EPISÓDIO ESTRANHO NUM PRONTO SOCORRO .
O ano era 1984; o mês setembro; o dia 16, um domingo; a hora, 22. Deu entrada na segunda maior emergência da Capital um jovem praticamente morto, vítima de lesões abdominais por arma de fogo, configurando uma situação cirúrgica hemorrágica.
Dois Residentes de cirurgia geral do segundo ano(R2),após o R1 informar que o
moribundo estava sem vida , se aproximaram do presente cadáver. O Residente
mais franzino e ainda impregnado com traços regionais consegue pegar o pulso e
olhar para as pupilas do jovem dado como
morto, as pupilas ainda estavam em miose, deu um grito de alerta e falou em voz
alta” O homem ainda está vivo”. Sem titubear e na mesma maca levaram-no às carreiras
para o Centro Cirúrgico que ficava no mesmo andar.

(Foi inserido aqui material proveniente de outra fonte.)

template <int M>
__device__ __forceinline__ int sd_p2(int tid, int q) {
  constexpr int L = 1 << (3 * M), T = L / 8;
  return 2 * (tid + T * q);
}
template <int M>
__device__ __forceinline__ int sd_seam_pos(int w, int o) {
  constexpr int L = 1 << (3 * M), T = L / 8;
  return 2 * T * (o >> 7) + 128 * w + (o & 127);
}
constexpr int kSdHeadPos = 0;


template <int M, bool COOP>
__device__ __forceinline__ void sd_scan(const uint16_t *list, int nl, const double *psi, const double *a,
                                        const int *base, double beta, uint16_t *UU, double *outnat, double *redv,
                                        int *redj) {
  constexpr int L = 1 << (3 * M), T = L / 8, NW = T / 64;
  const int tid = sd_tid(), lane = tid & 63, w = tid >> 6;
  auto target = [&](int r, int *xl) {
    double t1 = 0.0;
#pragma unroll
    for (int m = 0; m < M; ++m) {
      xl[m] = (r >> (3 * m)) & 7;
      t1 = t1 + a[m] * (double)(base[m] + xl[m]);
    }
    return t1;
  };
  auto wave_min = [&](double &bv, int &bj) {
#pragma unroll
    for (int off = 32; off > 0; off >>= 1) {
      const double ov = __shfl_xor(bv, off);
      const int oj = __shfl_xor(bj, off);
      if (oj >= 0 && (bj < 0 || ov < bv || (ov == bv && oj < bj))) {
        bv = ov;
        bj = oj;
      }
    }
  };
  if constexpr (COOP) {
    for (int e = 0; e < nl; ++e) {
      const int r = list[e];
      int xl[M];
      const double t1 = target(r, xl);
      const unsigned dpre = sd_l1(sd_bytes(tid), sd_bytes(r & ((1 << (3 * (M - 1))) - 1)));
      double bv = INFINITY;
      int bj = -1;
#pragma unroll
      for (int s = 0; s < 8; ++s) {
        const int j = tid + T * s;
        const double val = (t1 + beta * (double)(dpre + (unsigned)abs(s - xl[M - 1]))) + psi[j];
        if (val < bv) {
          bv = val;
          bj = j;
        }
      }
      wave_min(bv, bj);
      if (lane == 0) {
        redv[e * NW + w] = bv;
        redj[e * NW + w] = bj;
      }
    }
    sd_bar();
    if (tid < nl) {
      double bv = INFINITY;
      int bj = -1;
      for (int q = 0; q < NW; ++q) {
        const double ov = redv[tid * NW + q];
        const int oj = redj[tid * NW + q];
        if (oj >= 0 && (bj < 0 || ov < bv || (ov == bv && oj < bj))) {
          bv = ov;
          bj = oj;
        }
      }
      const int r = list[tid];
      if (bj >= 0) UU[r] = (uint16_t)bj;
      outnat[r] = bj >= 0 ? bv : INFINITY;
    }
  } else {
    for (int e = w; e < nl; e += NW) {
      const int r = list ? (int)list[e] : e;
      if (!list && !__builtin_isnan(outnat[r])) continue;
      int xl[M];
      const double t1 = target(r, xl);
      const unsigned pr = sd_bytes(r);
      double bv = INFINITY;
      int bj = -1;
      for (int t = 0; t < L / 64; ++t) {
        const int j = lane + 64 * t;
        const unsigned d = sd_l1(sd_bytes(j), pr);
        const double val = (t1 + beta * (double)d) + psi[j];
        if (val < bv) {
          bv = val;
          bj = j;
        }
      }
      wave_min(bv, bj);
      if (lane == 0) {
        if (bj >= 0) UU[r] = (uint16_t)bj;
        outnat[r] = bj >= 0 ? bv : INFINITY;
      }
    }
  }
}

template <bool SC1>
__device__ __forceinline__ double sd_load8(const double *base, int bytes, int e) {
  if constexpr (SC1) {
    const sd_u32x2 w = __builtin_amdgcn_raw_buffer_load_b64(sd_rsrc(base, bytes), e * 8, 0, 16);
    return __hiloint2double((int)w.y, (int)w.x);
  } else {
    return base[e];
  }
}
template <bool SC1>
__device__ __forceinline__ void sd_load_pair(const double *base, int bytes, int ea, int eb, double &va, double &vb) {
  if constexpr (SC1) {
    const sd_u32x4 t = __builtin_amdgcn_raw_buffer_load_b128(sd_rsrc(base, bytes), ea * 8, 0, 16);
    va = __hiloint2double((int)t.y, (int)t.x);
    vb = __hiloint2double((int)t.w, (int)t.z);
  } else {
    const double2 t = *reinterpret_cast<const double2 *>(base + ea);
    va = t.x;
    vb = t.y;
  }
  if (eb != ea + 1) vb = sd_load8<SC1>(base, bytes, eb);
}
template <bool SC1>
__device__ __forceinline__ void sd_store16(double *base, int bytes, int e, unsigned long long lo,
                                           unsigned long long hi) {
  if constexpr (SC1) {
    const sd_u32x4 d = {(unsigned)lo, (unsigned)(lo >> 32), (unsigned)hi, (unsigned)(hi >> 32)};
    __builtin_amdgcn_raw_buffer_store_b128(d, sd_rsrc(base, bytes), e * 8, 0, 16);
  } else {
    *reinterpret_cast<ulonglong2 *>(base + e) = make_ulonglong2(lo, hi);
  }
}

template <int NW>
struct SdtShared {
  double redv[SD_COOP * NW];
  int redj[SD_COOP * NW];
  double rmn[NW], rmx[NW];
  int rnv[NW];
  int nlist[2];
  int redo[2];
  int stop;
  unsigned long long stamp[16];
  int nsp;
  int spj[SD_SPARSE];
  double spv[SD_SPARSE];
  int cnt[4];
};

template <int M>
__host__ __device__ constexpr size_t sd_slot_offset() {
  return ((size_t)1 << (3 * M)) * (2 * sizeof(double) + sizeof(uint16_t)) + SD_LCAP * sizeof(uint16_t);
}
template <int M>
__host__ __device__ constexpr size_t sd_dfuo_stride() {
  return (2 * M + 2) * sizeof(double);
}
template <int M>
__host__ __device__ constexpr size_t sd_strad_offset() {
  return sd_slot_offset<M>() + 2 * ((size_t)1 << (3 * M)) * sizeof(uint32_t);
}
template <int M>
__host__ __device__ constexpr size_t sd_dfuo_offset() {
  return sd_strad_offset<M>() + 2 * 8 * SD_STRAD_N * sizeof(uint16_t);
}
template <int M>
__host__ __device__ constexpr size_t sd_out_offset() {
  return sd_dfuo_offset<M>() + ((sd_dfuo_stride<M>() * (((size_t)1 << (3 * M - 3)) / 64) + 255) & ~(size_t)255);
}
template <int M>
__host__ __device__ constexpr size_t sd_lds_total() {
  return sd_out_offset<M>() + ((size_t)1 << (3 * M)) * sizeof(double);
}


struct SdPerm {
  uint2 in[4], out[4];
  uint32_t hin, hout;
  int pin_h, pout_h;
};
template <int M>
__device__ __forceinline__ void sd_perm_load(SdPerm &pm, const uint32_t *__restrict__ perm_all, const ProblemDev &P,
                                             const PyrGeom &G, int k, int i) {
  constexpr int T = 1 << (3 * M - 3);
// ... 116 lines not shown
    }
  }
  sd_wave_stats(pmn, pmx);
  if (lane == 0) {
    sh.rmn[w] = pmn;
    sh.rmx[w] = pmx;
    sh.rnv[w] = nv;
  }
  return valid;
}
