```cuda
int launch_df_convp_tc(cudaStream_t s, const float *c0, const float *w_sw, const float *w2, const float *bias, float *coefs, int B, int T,
                       int Fd, const int64_t *first, int64_t w0) {
    if ((int64_t)B * T >= (int64_t(1) << 31) - 256 || B > 65535) return fail(DFB_ERR_UNSUPPORTED, "df pathway conv: batch too large for one launch");
    CUtensorMap mc;
    int rc;
    if ((rc = cached_map_f32_sw128(&mc, c0, (int64_t)B * T, (int64_t)Fd * kCh, (int64_t)Fd * kCh, 128))) return rc;
    const int smem = 1024 + (int)kCvTail + 512 + 64;
    static PerDeviceOnce attr_once;
    if (auto once_guard = attr_once.first())
        DFB_CUDA(cudaFuncSetAttribute(k_df_convp_tc<5, 5>, cudaFuncAttributeMaxDynamicSharedMemorySize, smem));
    CvParams p{w_sw, w2, bias, coefs, T, Fd, first, w0};
    dim3 grid((unsigned)((Fd + kCvBins - 1) / kCvBins), (unsigned)((T + kCvOut - 1) / kCvOut), (unsigned)B);
    DFB_PROF("k_df_convp_tc", s);
    k_df_convp_tc<5, 5><<<grid, kCvThreads, smem, s>>>(mc, p);
    DFB_LAUNCH_CHECK();
    return DFB_OK;
}

int cached_map_bf16(CUtensorMap *out, const void *base, int64_t rows, int64_t cols, int64_t ld, int box_rows);

int launch_gemm_bf16x3(cudaStream_t s, const void *x_hi, const void *x_lo, int64_t ldx, const void *w_hi, const void *w_lo,
                       const float *bias, float *y, int64_t ldy, int64_t M, int N, int K) {
    if (N % kBxBN || K % kBxBK || (ldx % 8) || M <= 0 || ldy % 2 || ((uintptr_t)w_hi & 15) || ((uintptr_t)w_lo & 15))
        return fail(DFB_ERR_UNSUPPORTED, "bf16x3 GEMM shape M=%lld N=%d K=%d", (long long)M, N, K);
    const int nslices = N / kBxBN;
    const int64_t ntiles = (M + kBxBM - 1) / kBxBM;
    if (ntiles * nslices > 0x7fffffff) return fail(DFB_ERR_UNSUPPORTED, "bf16x3 GEMM: M = %lld", (long long)M);
    CUtensorMap mxh, mxl, mwh, mwl;
    int rc;
    if ((rc = cached_map_bf16(&mxh, x_hi, M, K, ldx, kBxBM)) || (rc = cached_map_bf16(&mxl, x_lo, M, K, ldx, kBxBM)) ||
        (rc = cached_map_bf16(&mwh, w_hi, N, K, K, kBxBN)) || (rc = cached_map_bf16(&mwl, w_lo, N, K, K, kBxBN)))
        return rc;
    static PerDeviceOnce attr_once;
    const int smem = (int)sizeof(BxSmem) + 1024;
    if (auto once_guard = attr_once.first()) DFB_CUDA(cudaFuncSetAttribute(k_gemm_bf16x3, cudaFuncAttributeMaxDynamicSharedMemorySize, smem));
    DFB_PROF("k_gemm_bf16x3[gru_proj]", s);
    k_gemm_bf16x3<<<(unsigned)(ntiles * nslices), kBxThreads, smem, s>>>(mxh, mxl, mwh, mwl, bias, y, ldy, (int)M, K, nslices);
    DFB_LAUNCH_CHECK();
    return DFB_OK;
}

}

extern "C" int dfb_debug_gru_tc(const float *xproj, const float *whh, const float *bhh, const float *res, float *hout,
                                void *hout_hi, void *hout_lo, int planes_res, const float *h0, float *hT, const int64_t *first,
                                int64_t w0, int t0, int Ts, int B, int T, int H, int ns, int xg, void *stream) {
    if (!xproj || !whh || !bhh || (!hout && !hout_hi) || (!hout_hi != !hout_lo))
        return dfb::fail(DFB_ERR_INVALID, "gru_tc: null argument");
    if (B <= 0 || T <= 0 || t0 < 0 || (int64_t)t0 + T > Ts)
        return dfb::fail(DFB_ERR_INVALID, "gru_tc: B %d, window [%d, %d + %d) of %d frames", B, t0, t0, T, Ts);
    const dfb::GruWindow w{h0, hT, t0, Ts, first, w0};
    return dfb::launch_gru_tc((cudaStream_t)stream, xproj, whh, bhh, res, hout, (unsigned short *)hout_hi,
                              (unsigned short *)hout_lo, B, T, nullptr, 0, planes_res, &w, H, ns, xg);
}

extern "C" int dfb_debug_gemm_bf16x3(const void *x_hi, const void *x_lo, int64_t ldx, const void *w_hi, const void *w_lo,
                                     const float *bias, float *y, int64_t ldy, int64_t M, int N, int K, void *stream) {
    if (!x_hi || !x_lo || !w_hi || !w_lo || !y) return dfb::fail(DFB_ERR_INVALID, "gemm_bf16x3: null argument");
    return dfb::launch_gemm_bf16x3((cudaStream_t)stream, x_hi, x_lo, ldx, w_hi, w_lo, bias, y, ldy, M, N, K);
}
```

deepfilternet_b200/csrc/dfb_gl.cu:

```cuda
#include <cuda.h>
#include <cuda_bf16.h>

#include <map>
#include <mutex>
#include <tuple>

#include "dfb_common.cuh"
#include "dfb_dwpw.cuh"
#include "dfb_ptx.cuh"

namespace dfb {

constexpr int kGxThreads = 288, kGxMaxStages = 6, kGxBoxBytes = 128 * 128 ;
constexpr int kGxMaxChunks = 16;

struct GlBxParams {
    const unsigned short *w_img;
    const float *res; int64_t ldr;
    float *y; int64_t ldy;
    unsigned short *y_hi, *y_lo; int64_t ldp;
    int M, G, Ig, Hg, Hgp, gpc, act, stages;
    float oscale, ooffset;
    int stage_y;
};

__device__ __forceinline__ float gx_act(float x, int act) {
    if (act == 1) return fmaxf(x, 0.f);
    if (act == 2) return gt_tanh(x);
    return x;
}

__device__ __noinline__ void gl_store_chunk(const GlBxParams &p, int c, int g0, int cpg, int64_t mrow, int lane, uint32_t st,
                                            float a00, float a01, float a02, float a03, float a10, float a11, float a12, float a13) {
    const float a[2][4] = {{a00, a01, a02, a03}, {a10, a11, a12, a13}};
    const int gl = c / cpg;
    if (st) {
        const uint32_t pitch = (uint32_t)(p.gpc * p.Hg) * 4u;
#pragma unroll
        for (int j = 0; j < 2; j++) {
            const int n = (c - gl * cpg) * 16 + j * 8 + 2 * (lane & 3);
            if (n >= p.Hg) continue;
            const int lcol = gl * p.Hg + n;
            const int64_t col = (int64_t)g0 * p.Hg + lcol;
#pragma unroll
            for (int h = 0; h < 2; h++) {
                const uint32_t sa = st + (uint32_t)((lane >> 2) + 8 * h) * pitch + (uint32_t)lcol * 4u;
                float2 rv = make_float2(0.f, 0.f);
                if (p.res) asm volatile("ld.shared.v2.f32 {%0, %1}, [%2];" : "=f"(rv.x), "=f"(rv.y) : "r"(sa));
                float2 x;
                x.x = gx_act(a[j][2 * h], p.act) * p.oscale + p.ooffset + rv.x;
                x.y = gx_act(a[j][2 * h + 1], p.act) * p.oscale + p.ooffset + rv.y;
                sts64(sa, __float_as_uint(x.x), __float_as_uint(x.y));
                const int64_t m = mrow + 8 * h;
                if (p.y_hi && m < p.M) {
                    uint32_t hv, lv;
                    bf16x2_split(x.x, x.y, hv, lv);
                    *reinterpret_cast<uint32_t *>(p.y_hi + m * p.ldp + col) = hv;
                    *reinterpret_cast<uint32_t *>(p.y_lo + m * p.ldp + col) = lv;
                }
            }
        }
        return;
    }
#pragma unroll
    for (int j = 0; j < 2; j++) {
        const int n = (c - gl * cpg) * 16 + j * 8 + 2 * (lane & 3);
        if (n >= p.Hg) continue;
        const int64_t col = (int64_t)(g0 + gl) * p.Hg + n;
        float2 rv[2];
#pragma unroll
        for (int h = 0; h < 2; h++) {
            const int64_t m = mrow + 8 * h;
            rv[h] = (p.res && m < p.M) ? *reinterpret_cast<const float2 *>(p.res + m * p.ldr + col) : make_float2(0.f, 0.f);
        }
#pragma unroll
        for (int h = 0; h < 2; h++) {
            const int64_t m = mrow + 8 * h;
            if (m >= p.M) continue;
            float2 x;
            x.x = gx_act(a[j][2 * h], p.act) * p.oscale + p.ooffset + rv[h].x;
            x.y = gx_act(a[j][2 * h + 1], p.act) * p.oscale + p.ooffset + rv[h].y;
            if (p.y) *reinterpret_cast<float2 *>(p.y + m * p.ldy + col) = x;
            if (p.y_hi) {
                uint32_t hv, lv;
                bf16x2_split(x.x, x.y, hv, lv);
                *reinterpret_cast<uint32_t *>(p.y_hi + m * p.ldp + col) = hv;
                *reinterpret_cast<uint32_t *>(p.y_lo + m * p.ldp + col) = lv;
            }
        }
    }
}

__global__ void __launch_bounds__(kGxThreads, 1)
k_gl_bx(const __grid_constant__ CUtensorMap tmXhi, const __grid_constant__ CUtensorMap tmXlo, const __grid_constant__ CUtensorMap tmY,
        const __grid_constant__ CUtensorMap tmR, const __grid_constant__ GlBxParams p) {
    extern __shared__ __align__(1024) unsigned char gx_smem_raw[];
    const uint32_t sb = (smem_u32(gx_smem_raw) + 1023u) & ~1023u;
    const int warp = threadIdx.x >> 5, lane = threadIdx.x & 31;
    const int slice = blockIdx.x, g0 = slice * p.gpc;
    const int nch = p.gpc * p.Hgp / 16;
    const int cpg = p.Hgp / 16;
    const int nboxes = p.gpc * p.Ig / 64;
    const int ntiles = (p.M + 127) / 128;
    const uint32_t gbytes = (uint32_t)p.Ig * p.Hgp * 2;
    const uint32_t wplane = gbytes * p.gpc;
    const uint32_t lbo = (uint32_t)(p.Hgp / 8) * 128u;
    const uint32_t s_x = sb;
    const uint32_t s_w = s_x + (uint32_t)p.stages * 2 * kGxBoxBytes;
    const uint32_t ybox = 16u * (uint32_t)(p.gpc * p.Hg) * 4u;
    const uint32_t s_y = s_w + 2 * wplane;
    const uint32_t s_bar = (s_y + (p.stage_y ? 8 * ybox : 0u) + 127u) & ~127u;
    const uint32_t b_full = s_bar, b_empty = s_bar + 8 * kGxMaxStages, b_w = b_empty + 8 * kGxMaxStages;
    const uint32_t b_rfull = b_w + 8, b_rempty = b_rfull + 8 * 8;
    const bool res_tma = p.stage_y && p.res;
    if (threadIdx.x == 0) {
        for (int s = 0; s < p.stages; s++) { mbar_init_a(b_full + 8 * s, 1); mbar_init_a(b_empty + 8 * s, 8); }
        mbar_init_a(b_w, 1);
        for (int w = 0; w < 8; w++) { mbar_init_a(b_rfull + 8 * w, 1); mbar_init_a(b_rempty + 8 * w, 1); }
        fence_barrier_init();
        mbar_expect_tx_a(b_w, 2 * wplane);
        const unsigned char *src = reinterpret_cast<const unsigned char *>(p.w_img);
        bulk_load(s_w, src + (size_t)g0 * gbytes, wplane, b_w);
        bulk_load(s_w + wplane, src + (size_t)p.G * gbytes + (size_t)g0 * gbytes, wplane, b_w);
    }
    __syncthreads();
    if (warp == 8) {
        if (lane == 0) {
            tma_prefetch_desc(&tmXhi); tma_prefetch_desc(&tmXlo);
            if (res_tma) tma_prefetch_desc(&tmR);
            const int col0 = g0 * p.Ig;
            int it = 0, ti = 0;
            for (int tile = blockIdx.y; tile < ntiles; tile += gridDim.y, ti++) {
                for (int b = 0; b < nboxes; b++, it++) {
                    const int s = it % p.stages, n = it / p.stages;
                    if (n > 0) mbar_wait_a(b_empty + 8 * s, (uint32_t)((n - 1) & 1));
                    mbar_expect_tx_a(b_full + 8 * s, 2 * kGxBoxBytes);
                    const uint32_t dst = s_x + (uint32_t)s * 2 * kGxBoxBytes;
                    asm volatile(
                        "cp.async.bulk.tensor.2d.shared::cluster.global.mbarrier::complete_tx::bytes [%0], [%1, {%2, %3}], [%4];"
                        ::"r"(dst), "l"((uint64_t)&tmXhi), "r"(col0 + b * 64), "r"(tile * 128), "r"(b_full + 8 * s) : "memory");
                    asm volatile(
                        "cp.async.bulk.tensor.2d.shared::cluster.global.mbarrier::complete_tx::bytes [%0], [%1, {%2, %3}], [%4];"
                        ::"r"(dst + kGxBoxBytes), "l"((uint64_t)&tmXlo), "r"(col0 + b * 64), "r"(tile * 128), "r"(b_full + 8 * s) : "memory");
                }
                for (int w = 0; res_tma && w < 8; w++) {
                    if (ti > 0) mbar_wait_a(b_rempty + 8 * w, (uint32_t)((ti - 1) & 1));
                    mbar_expect_tx_a(b_rfull + 8 * w, ybox);
                    asm volatile(
                        "cp.async.bulk.tensor.2d.shared::cluster.global.mbarrier::complete_tx::bytes [%0], [%1, {%2, %3}], [%4];"
                        ::"r"(s_y + (uint32_t)w * ybox), "l"((uint64_t)&tmR), "r"(g0 * p.Hg), "r"(tile * 128 + 16 * w), "r"(b_rfull + 8 * w)
                        : "memory");
                }
            }
        }
        return;
    }
    const int mat = lane >> 3, rr = lane & 7;
    mbar_wait_a(b_w, 0);
    const uint32_t st = p.stage_y ? s_y + (uint32_t)warp * ybox : 0u;
    int it = 0, ti = 0;
    for (int tile = blockIdx.y; tile < ntiles; tile += gridDim.y, ti++) {
        float acc[kGxMaxChunks][2][4];
#pragma unroll
        for (int c = 0; c < kGxMaxChunks; c++)
#pragma unroll
            for (int e = 0; e < 8; e++) acc[c][e >> 2][e & 3] = 0.f;
        for (int b = 0; b < nboxes; b++, it++) {
            const int s = it % p.stages, n = it / p.stages;
            mbar_wait_a(b_full + 8 * s, (uint32_t)(n & 1));
            const uint32_t xs = s_x + (uint32_t)s * 2 * kGxBoxBytes;
#pragma unroll 1
            for (int k = 0; k < 4; k++) {
                const int col = b * 64 + k * 16;
                const int gl = col / p.Ig, kk = (col - gl * p.Ig) >> 4;
                uint32_t ah[4], al[4];
                const int r = warp * 16 + rr + ((mat & 1) << 3);
                ldsm_x4(xs + sw128_off(r, 2 * k + (mat >> 1)), ah);
                ldsm_x4(xs + kGxBoxBytes + sw128_off(r, 2 * k + (mat >> 1)), al);
                const uint32_t wa = s_w + (uint32_t)gl * gbytes + (uint32_t)(2 * kk + (mat & 1)) * lbo + (uint32_t)rr * 16u;
#pragma unroll
                for (int c = 0; c < kGxMaxChunks; c++) {
                    const int cg = c - gl * cpg;
                    if (c >= nch || cg < 0 || cg >= cpg) continue;
                    const uint32_t o = wa + (uint32_t)(2 * cg + (mat >> 1)) * 128u;
                    uint32_t bh[4], bl[4];
                    ldsm_x4(o, bh);
                    ldsm_x4(o + wplane, bl);
                    mma_bf16x3(acc[c][0], ah, al, bh[0], bh[1], bl[0], bl[1]);
                    mma_bf16x3(acc[c][1], ah, al, bh[2], bh[3], bl[2], bl[3]);
                }
            }
            __syncwarp();
            if (lane == 0) mbar_arrive_a(b_empty + 8 * s);
        }
        const int64_t mrow = (int64_t)tile * 128 + warp * 16 + (lane >> 2);
        if (res_tma) mbar_wait_a(b_rfull + 8 * warp, (uint32_t)(ti & 1));
#pragma unroll
        for (int c = 0; c < kGxMaxChunks; c++)
            if (c < nch)
                gl_store_chunk(p, c, g0, cpg, mrow, lane, st, acc[c][0][0], acc[c][0][1], acc[c][0][2], acc[c][0][3], acc[c][1][0],
                               acc[c][1][1], acc[c][1][2], acc[c][1][3]);
        if (st) {
            fence_proxy_async();
            __syncwarp();
            if (lane == 0) {
                asm volatile("cp.async.bulk.tensor.2d.global.shared::cta.bulk_group [%0, {%1, %2}], [%3];"
                             ::"l"((uint64_t)&tmY), "r"(g0 * p.Hg), "r"(tile * 128 + warp * 16), "r"(st) : "memory");
                asm volatile("cp.async.bulk.commit_group;" ::: "memory");
                asm volatile("cp.async.bulk.wait_group.read 0;" ::: "memory");
                if (res_tma) mbar_arrive_a(b_rempty + 8 * warp);
            }
            __syncwarp();
        }
    }
}

constexpr int kDeThreads = 288, kDeMaxStages = 6, kDeMaxChunks = 4;
constexpr uint32_t kDeBin = 32768;

struct DfEmbParams {
    const float *dw;
    const float *bias;
    const float *pw_sw;
    const unsigned short *w_img;
    const float *res; int64_t ldr;
    unsigned short *y_hi, *y_lo; int64_t ldp;
    int M, T, G, Ig, Hg, Hgp, S, stages;
    float oscale, ooffset;
    const int64_t *first;
    int64_t w0;
};
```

O anestesista , bem mais experiente e já calejado, não estava esperando o paciente, sentiu-se invadido pela maca, o moribundo e os dois esculápios. Puxou o lençol, procurou o pulso, olhou para todos , balançou a cabeça e falou: ” o homem não tem volta, está organicamente sem vida, na indução ele para”.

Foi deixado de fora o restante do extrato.